Dashboard Earth: Grid Activity Monitoring with Google Earth
Documentation
Please check the
User Documentation
or the
Admin Documentation
Maintenance of the Application
Dashboard Earth runs in
dashb-earth
and has 6 collectors: one for the coordinates(
service.monitor.gearth.coords
), one for the aggregate of the VOs(
service.monitor.gearth.all
) and one per VO (
service.monitor.gearth.alice
,
service.monitor.gearth.altlas
,
service.monitor.gearth.cms
,
service.monitor.gearth.lhcb
). The config files are
/opt/dashboard/var/log/gearth-{coords,all,alice,atlas,cms,lhcb}.log
.
There is a cron job (
/root/cron/dashCollectors.sh
) set to run every hour that checks that all the collectors are running, if the coordinates' file has the correct permissions and the generated kmz files are up to date; in addition to restarting the collectors if they are down, it also corrects the permissions of the coordinates' file, should they be incorrect. Please use this script to start the collectors.
It is quite possible that if the data sources hit any problems during the break, the collector will not be able to run. If such a thing happens, the kmz will not be updated and the cron job should detect that the kmz has become outdated -- please check the log files and warn the service responsible for the data. In extreme cases, it will probably best to stop the collector(s) affected and remove them from the dashbCollectors.sh script (lines 71 and 73) and the corresponding kmz (line 80)
Debugging
If something is wrong and there is no data for some experiment or data is outdated these steps should be performed in order to fix the problem.
1. Restart collectors.
But where to find collectors? Both - collectors and server hosting their output kmz files are located on the same machine. This machine should have alias
dashb-earth
. So you can login to this machine using this alias. But sometimes behind the alias there is a proxy not the machine itself. Than you should look in
/etc/http/conf.d
directory of proxy machine and find the actual adress. Once the proper address is found and you are logged in you should remember that all collectors are executed by
dboard
user. So use
su - dboard
command and login as
dboard
. Now you can use
PYTHONPATH=/opt/dashboard/lib/ /opt/dashboard/bin/dashb-agent-list
command to list all collectors and
PYTHONPATH=/opt/dashboard/lib /opt/dashboard/bin/dashb-agent-restart service.monitor.gearth.COLLECTORNAME
to restart collector with name
COLLECTORNAME
.
2. Check if this helped - If restarting of collectors helped all kmz files should be up to date. It can be checked using
ls -l /opt/dashboard/www/
command. If you see that all the files are not older than 20 minutes from the moment you checked everyting is fine. If not - try to find you which kmz file is old and wich experiment it belongs to. Knowing that you can open log file using
tail -f /opt/dashboard/var/log/gearth-EXPERIMENTNAME.log
command and try to look for any helpful error messages and fix it.

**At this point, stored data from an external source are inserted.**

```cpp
__global__ void __launch_bounds__(kCullThreads) k_cull_items(DRenderArgs, uint32_t* list, uint32_t* masks, uint32_t nchunks) {
  const DRenderArgs& A = kernel_args<DRenderArgs>();
  __shared__ uint32_t s_bits[2], s_last, s_wave[kCullWaves], s_lo[kCullThreads], s_hi[kCullThreads], s_off[kCullThreads];
  const uint32_t tid = threadIdx.x, lane = tid & 63u, wave = tid >> 6, g = blockIdx.x;
  if (tid < 2) s_bits[tid] = 0;
  __syncthreads();
  uint32_t dead_px = 0;
  for (uint32_t k = 0; k < (uint32_t)kCullPerWave; k++) {
    const uint32_t j = wave * kCullPerWave + k;
    uint32_t frame, item;
    if (!queue_position(A, g * kQueueChunk + j, frame, item)) continue;
    const DItem it = ld_item_u(A.items, item);
    int px = 0, py = 0;
    size_t dense_off = 0;
    const bool valid = item_pixel(it, A.tiles, (int)lane, px, py, dense_off);
    const float xc = ldf(A.xc_tab, valid ? (uint32_t)px : 0u), yc = ldf(A.yc_tab, valid ? (uint32_t)py : 0u);
    const Ray ray = primary_ray(frame == 0 ? A.cam : A.more_cams[frame - 1], xc, yc);
    if (item_live(A.S, ray, valid)) {
      if (lane == 0) atomicOr(&s_bits[j >> 5], 1u << (j & 31u));
    } else {
      dead_px += (uint32_t)__builtin_popcountll(wave_ballot(valid));
      float depth = kInf;
      asm volatile("" : "+v"(depth));
      if (valid) store_pixel(A, frame, px, py, dense_off, ca(0, 0, 0, 0), depth);
    }
  }
  if (A.want_counters && dead_px && lane == 0) atomicAdd(&A.counters->rays_primary, (unsigned long long)dead_px);
  __syncthreads();
  if (tid == 0) {
    __hip_atomic_store(&masks[2 * g], s_bits[0], __ATOMIC_RELAXED, __HIP_MEMORY_SCOPE_AGENT);
    __hip_atomic_store(&masks[2 * g + 1], s_bits[1], __ATOMIC_RELAXED, __HIP_MEMORY_SCOPE_AGENT);
    asm volatile("s_waitcnt vmcnt(0)" ::: "memory");
    s_last = atomicAdd(&A.counters->cull_done, 1u) == nchunks - 1u ? 1u : 0u;
  }
  __syncthreads();
  if (!s_last) return;

  uint32_t running = 0;
  for (uint32_t base = 0; base < nchunks; base += kCullThreads) {
    const uint32_t c = base + tid;
    uint32_t lo = 0, hi = 0;
    if (c < nchunks) {
      lo = __hip_atomic_load(&masks[2 * c], __ATOMIC_RELAXED, __HIP_MEMORY_SCOPE_AGENT);
      hi = __hip_atomic_load(&masks[2 * c + 1], __ATOMIC_RELAXED, __HIP_MEMORY_SCOPE_AGENT);
    }
    const uint32_t cnt = (uint32_t)__builtin_popcount(lo) + (uint32_t)__builtin_popcount(hi);
    uint32_t incl = cnt;
    for (int o = 1; o < 64; o <<= 1) { const uint32_t v = __shfl_up(incl, o, 64); if ((int)lane >= o) incl += v; }
    if (lane == 63) s_wave[wave] = incl;
    __syncthreads();
    uint32_t before = 0, total = 0;
    for (uint32_t w = 0; w < (uint32_t)kCullWaves; w++) { const uint32_t v = s_wave[w]; total += v; if (w < wave) before += v; }
    s_lo[tid] = lo; s_hi[tid] = hi; s_off[tid] = running + before + incl - cnt;
    __syncthreads();
    for (uint32_t k = 0; k < 64; k++) {
      const uint32_t i = wave * 64 + k, ck = base + i;
      if (ck >= nchunks) break;
      const unsigned long long m = (unsigned long long)s_lo[i] | ((unsigned long long)s_hi[i] << 32);
      if (m == 0) continue;
      if ((m >> lane) & 1ull) {
        uint32_t frame = 0, item = 0;
        (void)queue_position(A, ck * kQueueChunk + lane, frame, item);
        list[s_off[i] + (uint32_t)__builtin_popcountll(m & ((1ull << lane) - 1ull))] = (frame << kListFrameShift) | item;
      }
    }
    running += total;
    __syncthreads();
  }
  if (tid == 0) {
    __hip_atomic_store(&A.counters->list_len, running, __ATOMIC_RELAXED, __HIP_MEMORY_SCOPE_AGENT);
    __hip_atomic_store(&A.counters->cull_done, 0u, __ATOMIC_RELAXED, __HIP_MEMORY_SCOPE_AGENT);
  }
}
```

glome_amd/csrc/runtime.hip:

```cpp
#include <hip/hip_runtime.h>

#include <cmath>
#include <cstdio>
#include <cstring>
#include <map>
#include <set>
#include <mutex>
#include <string>
#include <type_traits>
#include <vector>

#include "../../include/glome_hip.h"
#include "capi_shared.hpp"
#include "flatten.hpp"
#include "tiles.hpp"
#include "rt_device.hpp"
#include "instances.hpp"
#include "kernel_launch.hpp"
#include "bih_build_device.hpp"
#include "cull_kernels.hpp"
#include "mesh_update_kernels.hpp"
#include "bih_update_kernels.hpp"
#include "item_bih_update_kernels.hpp"
#include "sphere_bih_update_kernels.hpp"
// ... 422 lines not shown
    for (auto& b : boxes) bb = box_join(bb, b);
    if (bb.lo.x == -kInfinity || bb.lo.y == -kInfinity || bb.lo.z == -kInfinity || bb.hi.x == kInfinity || bb.hi.y == kInfinity || bb.hi.z == kInfinity)
      throw scene_error("bih: infinite bounding box");
    HIPCHK(ctx, hipSetDevice(ctx->device));
    auto T = std::make_shared<BihTree>();
    std::string err;
    if (!bihdev::build(boxes, v, bb, *T, ctx->stream, err, gpu_ms)) { ctx->err = sb->err = err; return GLOME_E_LIMIT; }
    T->order = v;
    Node nd; nd.kind = K_BIH; nd.bih = T;
    return G.add(nd);
  } catch (const scene_error& e) { ctx->err = sb->err = e.what(); return GLOME_E_SCENE; }
  catch (const std::exception& e) { ctx->err = sb->err = e.what(); return GLOME_E_INVALID; }
}

int32_t glome_sb_mesh_dev(glome_ctx* ctx, glome_sb* sb, const double* verts, int nv, const double* norms, int nn, const int32_t* tris, int nt, const int32_t* mats, int nm,
                          float* gpu_ms) {
  if (!ctx || !sb) { g_global_error = "null ctx or builder"; return GLOME_E_INVALID; }
  if (gpu_ms) *gpu_ms = 0;
  try {
    if (nv < 0 || nn < 0 || nt < 0 || nm < 0 || (nv && !verts) || (nn && !norms) || (nt && !tris) || (nm && !mats)) throw std::invalid_argument("bad mesh arrays");
    Graph& G = sb->graph;
    std::vector<D3> V, N;
    for (int k = 0; k < nv; k++) V.push_back(D3{verts[3 * k], verts[3 * k + 1], verts[3 * k + 2]});
    for (int k = 0; k < nn; k++) N.push_back(D3{norms[3 * k], norms[3 * k + 1], norms[3 * k + 2]});
    std::vector<MeshTri> T;
    for (int k = 0; k < nt; k++) { const int32_t* t = tris + 8 * k; T.push_back(MeshTri{t[0], t[1], t[2], t[3], t[4], t[5], t[6], t[7]}); }
    std::vector<int> M(mats, mats + nm);
    if (nt < 3) return G.mesh(std::move(V), std::move(N), std::move(T), std::move(M));
    std::vector<Box3> tbb;
    auto D = G.mesh_data(std::move(V), std::move(N), std::move(T), std::move(M), tbb);
    HIPCHK(ctx, hipSetDevice(ctx->device));
    std::string err;
    if (!bihdev::build_mesh(tbb, *D, ctx->stream, err, gpu_ms)) { ctx->err = sb->err = err; return GLOME_E_LIMIT; }
    return G.mesh_node(D);
  } catch (const scene_error& e) { ctx->err = sb->err = e.what(); return GLOME_E_SCENE; }
  catch (const std::exception& e) { ctx->err = sb->err = e.what(); return GLOME_E_INVALID; }
}

glome_scene* glome_scene_commit(glome_ctx* ctx, glome_sb* sb, int32_t root) {
  if (!ctx || !sb) { g_global_error = "null ctx or builder"; return nullptr; }
  FlatScene F;
  try {
    Flattener fl(sb_graph(sb), F);
    fl.run(root);
  } catch (std::exception& e) { ctx->err = e.what(); return nullptr; }
  (void)hipSetDevice(ctx->device);
  glome_scene* s = new glome_scene();
  s->ctx = ctx;
  int rc = 0;
  DScene& D = s->dev;
  rc |= upload(s, F.recs, &D.recs);
  rc |= upload(s, F.spheres, &D.spheres); rc |= upload(s, F.tris, &D.tris); rc |= upload(s, F.tripairs, &D.tripairs); rc |= upload(s, F.trinorms, &D.trinorms);
  rc |= upload(s, F.boxes, &D.boxes); rc |= upload(s, F.planes, &D.planes); rc |= upload(s, F.discs, &D.discs);
  rc |= upload(s, F.quadrics, &D.quadrics); rc |= upload(s, F.xfms, &D.xfms);
  rc |= upload(s, F.bihhdr, &D.bihhdr); rc |= upload(s, F.bihnodes, &D.bihnodes); rc |= upload(s, F.pknodes, &D.pknodes); D.pknodes_bytes = (uint32_t)(F.pknodes.size() * sizeof(F4));
  rc |= upload(s, F.meshhdr, &D.meshhdr); rc |= upload(s, F.meshnodes, &D.meshnodes); rc |= upload(s, F.mtris, &D.mtris);
  rc |= upload(s, F.mtrimeta, &D.mtrimeta); rc |= upload(s, F.mats, &D.mats); rc |= upload(s, F.wlights, &D.wlights); rc |= upload(s, F.matkids, &D.matkids);
  rc |= upload(s, F.entries, &D.entries);
  if (rc) { glome_scene_release(s); return nullptr; }
  D.n_entries = F.tier == 0 ? (uint32_t)F.entries.size() : 0;
  D.root_rec = F.root_rec; D.tier = F.tier; D.n_mats = (uint32_t)sb_graph(sb).mats.size(); D.tex_bits = F.tex_bits;
  const CommitRules R = commit_rules(sb_graph(sb), F);
  D.pk_generic_cap = R.caps.pk_generic_cap;
  if (getenv("GLOME_DEBUG_NO_GENERIC_PACKETS")) D.pk_generic_cap = 0;
  glome_scene_info& I = s->info;
  I.tier = (int32_t)F.tier; I.nesting_depth = F.nesting_depth;
  I.n_records = (int64_t)F.recs.size(); I.n_bih_nodes = (int64_t)F.bihnodes.size(); I.n_mesh_nodes = (int64_t)F.meshnodes.size() / 4;
  I.n_triangles = (int64_t)(F.tris.size() + F.mtris.size()) / 3; I.n_spheres = (int64_t)F.spheres.size();
  I.n_other_prims = F.n_other_prims; I.n_xfms = (int64_t)F.xfms.size() / 6; I.n_materials = D.n_mats;
  I.max_bih_depth = F.max_bih_depth; I.max_mesh_depth = F.max_mesh_depth;
  s->tr = R.traits;
  s->ovf_cap = R.caps.ovf_cap;
  for (MeshUpdateInfo& U : F.mesh_updates) {
    glome_scene::MeshUpd& m = s->meshes[U.node];
    if (upload(s, U.rows, &m.d_rows) || (!U.level_nodes.empty() && upload(s, U.level_nodes, &m.d_levels))) { glome_scene_release(s); return nullptr; }
    U.rows = {}; U.level_nodes = {};
    m.info = std::move(U);
  }
  for (LeafBihUpdateInfo& U : F.leaf_bih_updates) {
    glome_scene::LeafBihUpd& m = s->leaf_bihs[U.node];
    if ((!U.rows.empty() && upload(s, U.rows, &m.d_rows)) || (!U.level_nodes.empty() && (upload(s, U.level_nodes, &m.d_levels) || upload(s, U.level_off, &m.d_level_off)))) { glome_scene_release(s); return nullptr; }
    U.rows = {}; U.level_nodes = {};
    m.info = std::move(U);
  }
  for (InstBihInfo& B : F.inst_bihs) {
    glome_scene::InstBih& m = s->ibihs[B.node];
    if ((!B.level_nodes.empty() && upload(s, B.level_nodes, &m.d_levels)) || upload(s, B.rec_off, &m.d_rec_off) || upload(s, B.child_bound, &m.d_bounds)) { glome_scene_release(s); return nullptr; }
    B.level_nodes = {};
    m.info = std::move(B);
  }
  for (InstanceUpdateInfo& U : F.inst_updates) { const int node = U.node; s->insts[node] = std::move(U); }
  auto live_row = [&](int node, const double* b6) { s->live_slot[node] = (uint32_t)(s->live_bound0.size() / 6); s->live_bound0.insert(s->live_bound0.end(), b6, b6 + 6); };
  for (auto& m : s->meshes) live_row(m.first, m.second.info.bound6);
  for (auto& m : s->leaf_bihs) live_row(m.first, m.second.info.bound6);
  for (auto& m : s->ibihs) live_row(m.first, m.second.info.bound6);
  return s;
}
void glome_scene_release(glome_scene* s) {
  if (!s) return;
  (void)hipSetDevice(s->ctx->device);
  for (void* p : s->allocs) (void)hipFree(p);
  for (auto& st : s->inst_stage) { if (st.h) (void)hipHostFree(st.h); if (st.ev) (void)hipEventDestroy(st.ev); }
  if (s->d_inst_rows) (void)hipFree(s->d_inst_rows);
  delete s;
}
int glome_scene_get_info(const glome_scene* s, glome_scene_info* out) {
  if (!s || !out) return GLOME_E_INVALID;
  *out = s->info;
  return 0;
}

static bool other_slots_busy(glome_ctx* ctx) {
  for (int k = 0; k < glome_ctx::kSlots; k++) {
    const glome_ctx::Slot& sl = ctx->slots[k];
    if (k == ctx->cur || !sl.launched_on || sl.launched_on == ctx->stream) continue;
    if (hipStreamQuery(sl.launched_on) == hipErrorNotReady) return true;
  }
  (void)hipGetLastError();
  return false;
}
static int persistent_grid(glome_ctx* ctx, size_t lds_per_block, uint32_t total_work, int max_per_cu = 32, int min_per_cu = 0) {
  int cus = ctx->prop.multiProcessorCount;
  int per_cu = max_per_cu;
  if (lds_per_block) per_cu = std::min<int>(per_cu, (int)(160 * 1024 / lds_per_block));
  per_cu = std::max(per_cu, 1);
  if (ctx->grid_per_cu > 0) per_cu = std::min(per_cu, ctx->grid_per_cu);
  else if (min_per_cu > 0) {
    const bool alone = !other_slots_busy(ctx);
    const long per_wave = alone ? 16L : 64L;
    if (alone && min_per_cu >= 8) min_per_cu = 12;
    long want = ((long)total_work + per_wave * cus - 1) / (per_wave * cus);
    per_cu = (int)std::min<long>(per_cu, std::max<long>(min_per_cu, want));
  }
  long g = (long)cus * per_cu;
  return (int)std::max<long>(1, std::min<long>(g, total_work));
}
static int grid_floor(const glome_scene* s) { return s->tr.n_bih_nodes + s->tr.n_mesh_nodes < 4096 ? 3 : 8; }
static int ensure_overflow(glome_ctx* ctx, int grid, int waves_per_block, int ovf_cap) {
  size_t need = (size_t)grid * waves_per_block * (ovf_cap + 1) * 3 * 64 * sizeof(uint32_t);
  glome_ctx::Slot& sl = ctx->slot();
  if (need <= sl.ovf_bytes) return 0;
  if (sl.d_ovf) { HIPCHK(ctx, hipStreamSynchronize(ctx->stream)); HIPCHK(ctx, hipFree(sl.d_ovf)); sl.d_ovf = nullptr; sl.ovf_bytes = 0; }
  HIPCHK(ctx, hipMalloc((void**)&sl.d_ovf, need));
  sl.ovf_bytes = need;
  return 0;
}
static int ensure_scratch(glome_ctx* ctx, size_t need) {
  glome_ctx::Slot& sl = ctx->slot();
  if (need <= sl.scratch_bytes) return 0;
  if (sl.d_scratch) { HIPCHK(ctx, hipStreamSynchronize(ctx->stream)); HIPCHK(ctx, hipFree(sl.d_scratch)); sl.d_scratch = nullptr; sl.scratch_bytes = 0; }
  HIPCHK(ctx, hipMalloc((void**)&sl.d_scratch, need));
  sl.scratch_bytes = need;
  return 0;
}
static size_t list_chunks(size_t items) { return (items + kQueueChunk - 1) / kQueueChunk + kMaxBatchFrames; }
static int ensure_list(glome_ctx* ctx, uint32_t per_frame) {
  glome_ctx::Slot& sl = ctx->slot();
  const size_t need = (size_t)per_frame * kMaxBatchFrames;
  if (need <= sl.list_items) return 0;
  if (sl.d_list) { HIPCHK(ctx, hipStreamSynchronize(ctx->stream)); HIPCHK(ctx, hipFree(sl.d_list)); sl.d_list = nullptr; sl.list_items = 0; }
  HIPCHK(ctx, hipMalloc((void**)&sl.d_list, (need + 2 * list_chunks(need)) * sizeof(uint32_t)));
  sl.list_items = need;
  return 0;
}
static int device_error_status(glome_ctx* ctx, unsigned int e) {
  if (e & kErrNonUnit) {
    ctx->err = "a ray direction is not unit length: set glome_trace_params.faithful to trace such rays (the reference's own traversal)";
    return GLOME_E_INVALID;
  }
  if (e & kErrBadVertex) {
    ctx->err = "a mesh update met a vertex coordinate that is not finite: the scene's mesh is unspecified until a valid update"
               " (or a bih update, glome_scene_bih_update: then the bih is; or an Instance update, glome_scene_instance_update, met a matrix"
               " entry that is not finite or a bih item box that reaches infinity: then those Instances and the bih that holds them are; or a"
               " refit, glome_scene_bih_refit, met an item box or joined box that reaches infinity: then that bih and the bihs above it are;"
               " or a sphere bih update, glome_scene_sphere_bih_update, met a value that is not finite or a radius that is not positive: then"
               " that bih is); or an indexed bih update, glome_scene_bih_update_indexed_dev, met a vertex index outside [0, nv), read vertex 0 in"
               " its place, and left that bih unspecified";
    return GLOME_E_INVALID;
  }
  ctx->err = "device-side limit hit (traversal stack or CSG advance cap)";
  return GLOME_E_LIMIT;
}
static int poll_device_error(glome_ctx* ctx, glome_ctx::Slot& sl) {
  unsigned int e = 0;
  unsigned int* d = &sl.d_counters->error;
  HIPCHK(ctx, hipMemcpy(&e, d, sizeof(e), hipMemcpyDeviceToHost));
  if (!e) return 0;
  HIPCHK(ctx, hipMemset(d, 0, sizeof(e)));
  return device_error_status(ctx, e);
}
static int check_device_error(glome_ctx* ctx) { return poll_device_error(ctx, ctx->slot()); }

static int reset_counters(glome_ctx* ctx) {
  HIPCHK(ctx, hipMemsetAsync(ctx->slot().d_counters, 0, offsetof(DCounters, error), ctx->stream));
  return 0;
}
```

3. If there is no error this can mean that the problem is with fetching data. In this case you have to find out in code (sic!) every data sources and check if they are working fine.
If some data service is down you have two possibilities -either this service is external and don't belong to dashboard framework - in that case you have to contact the person responsible for that service. If the problem is within dashboard framework you have to do it on your own.
4. Some of dashboard services are running on virtual machines that can cause the problems. At the moment we have 2 physical hosts for virtual machines:
dashboard12 is hosting dashb-virtual01-06
dashboard13 is hosting dashb-virtual 07-12
Try to log in as
dboard
user to the machine hosting problmatic virtual machine and check its status using
./vmbox.sh
command.
If machine is down you may want to restart it. Use
VBoxManage startvm --type headless MACHINENAME
command. Of course Murphy laws are working excellent so you may end up with error message like:
VBoxManage: error: The machine 'dashb-virtual06' is already locked by a session (or being locked or unlocked)
or any other strange error message. If you have this problem use
ps -ef | grep virtual
command and see which processes are doing something with your vittual machine. Knowing their pids kill them all using
kill -9 PIDS
command. Check once again list of processes and make sure you killed all doing something with problematic virtual machine. Then try to restart it once again and hopefully it will work.
5. If you are really unlucky the virtual machine will fail immediately because of virtual disk crash. In this case you need
VirtualBox. But this is graphical application so you need to forward X windows in you session. Login to host as
dboard
and execute
echo YOURLOGIN@CERNNOSPAMPLEASE.CH > .k5login
command, than log off. Log in once again using
ssh dboard@HOST -X
command. Run virtualbox using
VirtualBox
command. Make sure you killed all processes using this VM and try to find disk snapshots. If you fond one you can recover this from snapshot. If snapshot was made a long time ago you may have install and configure something that's not included in this snapshot.
6. If you are really really unlucky you won't find any snapshot at all. Then you have to delete this VM, and recreate it from scratch. Good night and good luck!